- Exercise details -
Across the data below, how many lines have the word "include" in them? Respond with the number alone.

Collected data entries
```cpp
int run_small_host_batch(rsasa_context *ctx, const SmallSource &in, const uint32_t *so, size_t S,
                         float probe, size_t n_points, float *out_atom, const uint32_t *ro, size_t R,
                         float *out_res)
{
    if (S == 0 || S > kSmallStructures || so[0] != 0 || n_points == 0 || n_points > (1u << 24) ||
// ... 444 lines not shown
            bt.x = dev_x[0];
            bt.y = dev_y[0];
            bt.z = dev_z[0];
            bt.radius = (const float *)br[0]->p;
            bt.id = id && !drop_ids[0] ? (const uint64_t *)bi[0]->p : nullptr;
            bt.structure_offsets_host = so[0].data();
            bt.n_structures = n_structures;
            bt.n_atoms = na;
            bt.residue_offsets = nr ? (const uint32_t *)bo[0]->p : nullptr;
            bt.n_residues = nr;
            bt.out_atom_sasa = (float *)oa[0]->p;
            bt.out_residue_sasa = nr ? (float *)orr[0]->p : nullptr;
            bt.out_neighbor_counts = nullptr;
            if ((rc = batch_enqueue(ctx, &bt, probe_radius, n_points, nullptr, false))) return rc;
            if ((rc = rsasa_batch_wait(ctx))) return rc;
        }
        if ((rc = copy_out(0))) return rc;
        if ((rc = drain(0))) return rc;
        RS_HIP(ctx, hipStreamSynchronize(ctx->d2h_stream));
        return RSASA_OK;
    }

    struct Attempt {
        uint64_t need_cells = 0;
        int err = RSASA_OK;
        bool used[kSlots] = {};
    };

    void check(int k, Attempt &at)
    {
        const BatchStatus stt = ctx->slot[k].status();
        if (!at.err) at.err = grid_input_error(ctx, stt);
        if (stt.overflow) at.need_cells = std::max<uint64_t>(at.need_cells, stt.total_cells);
        else ctx->tuning.deferred_hint = stt.deferred;
        if (!stt.overflow && ctx->slot[k].ids_check) {
            ctx->ids_drop_hint = !stt.ids_needed;
            ctx->ids_unordered_hint = (stt.ids_unordered & 1u) != 0u;
            ctx->ids_kept_structures.store(stt.ids_needed, std::memory_order_relaxed);
            if (!stt.ids_needed) ctx->ids_dropped.fetch_add(1, std::memory_order_relaxed);
        }
    }

    void submit_coding_jobs()
    {
        if (!(fold_ids || code_radii)) return;
        if (code_radii) ctx->radius_codec.reset();
        for (size_t c = 0; c < n_sub; c++) {
            const size_t a0 = structure_offsets[cut[c]], na = atoms_of(c);
            char *blk = (char *)ctx->h_pack.p + pack[c].base;
            IdOrder order;
            ids_matter[c].store(0);
            if (fold_ids && check_ids) {
                order.starts = structure_offsets + cut[c];
                order.n_starts = cut[c + 1] - cut[c];
                order.first = (uint32_t)a0;
                order.ids_matter = &ids_matter[c];
            }
            fold_job[c] = ctx->fold_pool->submit(fold_ids ? id + a0 : nullptr,
                                                 fold_ids ? reinterpret_cast<uint32_t *>(blk + pack[c].o_id) : nullptr, na,
                                                 radius + a0, code_radii ? reinterpret_cast<uint8_t *>(blk + pack[c].o_r8) : nullptr,
                                                 code_radii ? &ctx->radius_codec : nullptr, order);
        }
        fold_drain.pool = ctx->fold_pool;
        fold_drain.last = fold_job[n_sub - 1];
    }

    int launch_sub_batch(size_t c, Attempt &at)
// ... 450 lines not shown
```

### rustsasa_amd/csrc/kernels.hip

```cpp
#include "device_utils.h"

#include <algorithm>

namespace rsasa {

namespace {


__global__ void k_init_acc(StructAcc *acc, uint32_t n_structures, BatchStatus *status, uint32_t ids_needed, uint32_t *ids_seg, uint32_t ids_seg_words)
{
    uint32_t s = blockIdx.x * blockDim.x + threadIdx.x;
    for (uint32_t i = s; ids_seg && i < 2u * ids_seg_words; i += gridDim.x * blockDim.x) ids_seg[i] = 0u;
    if (s == 0) {
        status->overflow = 0;
        status->grid_too_large = 0;
        status->bad_input = 0;
        status->deferred = 0;
        status->total_cells = 0;
        status->tail_cell_begin = 0;
        status->tail_atom_base = 0;
        status->n_windows = 0;
        status->grid_cells = 0;
        status->ids_needed = ids_needed;
        status->ids_unordered = 0;
// ... 247 lines not shown
                              n_windows > b.window_capacity) ? 1u : 0u;
    }
}

__global__ __launch_bounds__(256) void k_grid_bases(BatchView b)
{
    __shared__ unsigned long long part[4][4];
    const uint32_t s = blockIdx.x * blockDim.x + threadIdx.x;
    uint32_t ncells = 0, na = 0;
    bool in_lds = false;
    if (s < b.n_structures) {
        ncells = b.grids[s].n_cells;
        na = b.grids[s].n_atoms;
        in_lds = b.grids[s].in_lds != 0u;
    }
    const uint32_t slots = lds_cell_slots(ncells), n_win = grid_windows(ncells);
    const unsigned long long own = na | ((unsigned long long)n_win << 32);
    GridSums v = {in_lds ? slots : 0u, in_lds ? 0u : ncells, in_lds ? own : 0ull, in_lds ? 0u : na};
    (void)block_scan_sums<4>(v, part);
    if (s < b.n_structures) {
        const GridSums base = b.grid_sums[blockIdx.x];
        const unsigned long long cb = in_lds ? base.cells_s + v.cells_s - slots
                                             : b.status->tail_cell_begin + base.cells_l + v.cells_l - ncells;
        const unsigned long long as = base.atoms_s + v.atoms_s - own;
        b.grids[s].cell_base = (uint32_t)(cb > 0xFFFFFFFFull ? 0xFFFFFFFFull : cb);
        b.grids[s].sorted_base = in_lds ? (uint32_t)as : (uint32_t)(b.status->tail_atom_base + base.atoms_l + v.atoms_l - na);
        if (in_lds && !batch_aborted(b.status)) {
            const uint32_t w0 = (uint32_t)(as >> 32);
            for (uint32_t w = 0; w < n_win; w++) b.windows[w0 + w] = make_uint4(s, w, b.grids[s].atom_begin, na);
        }
    }
}
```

- Solution for this exercise -
2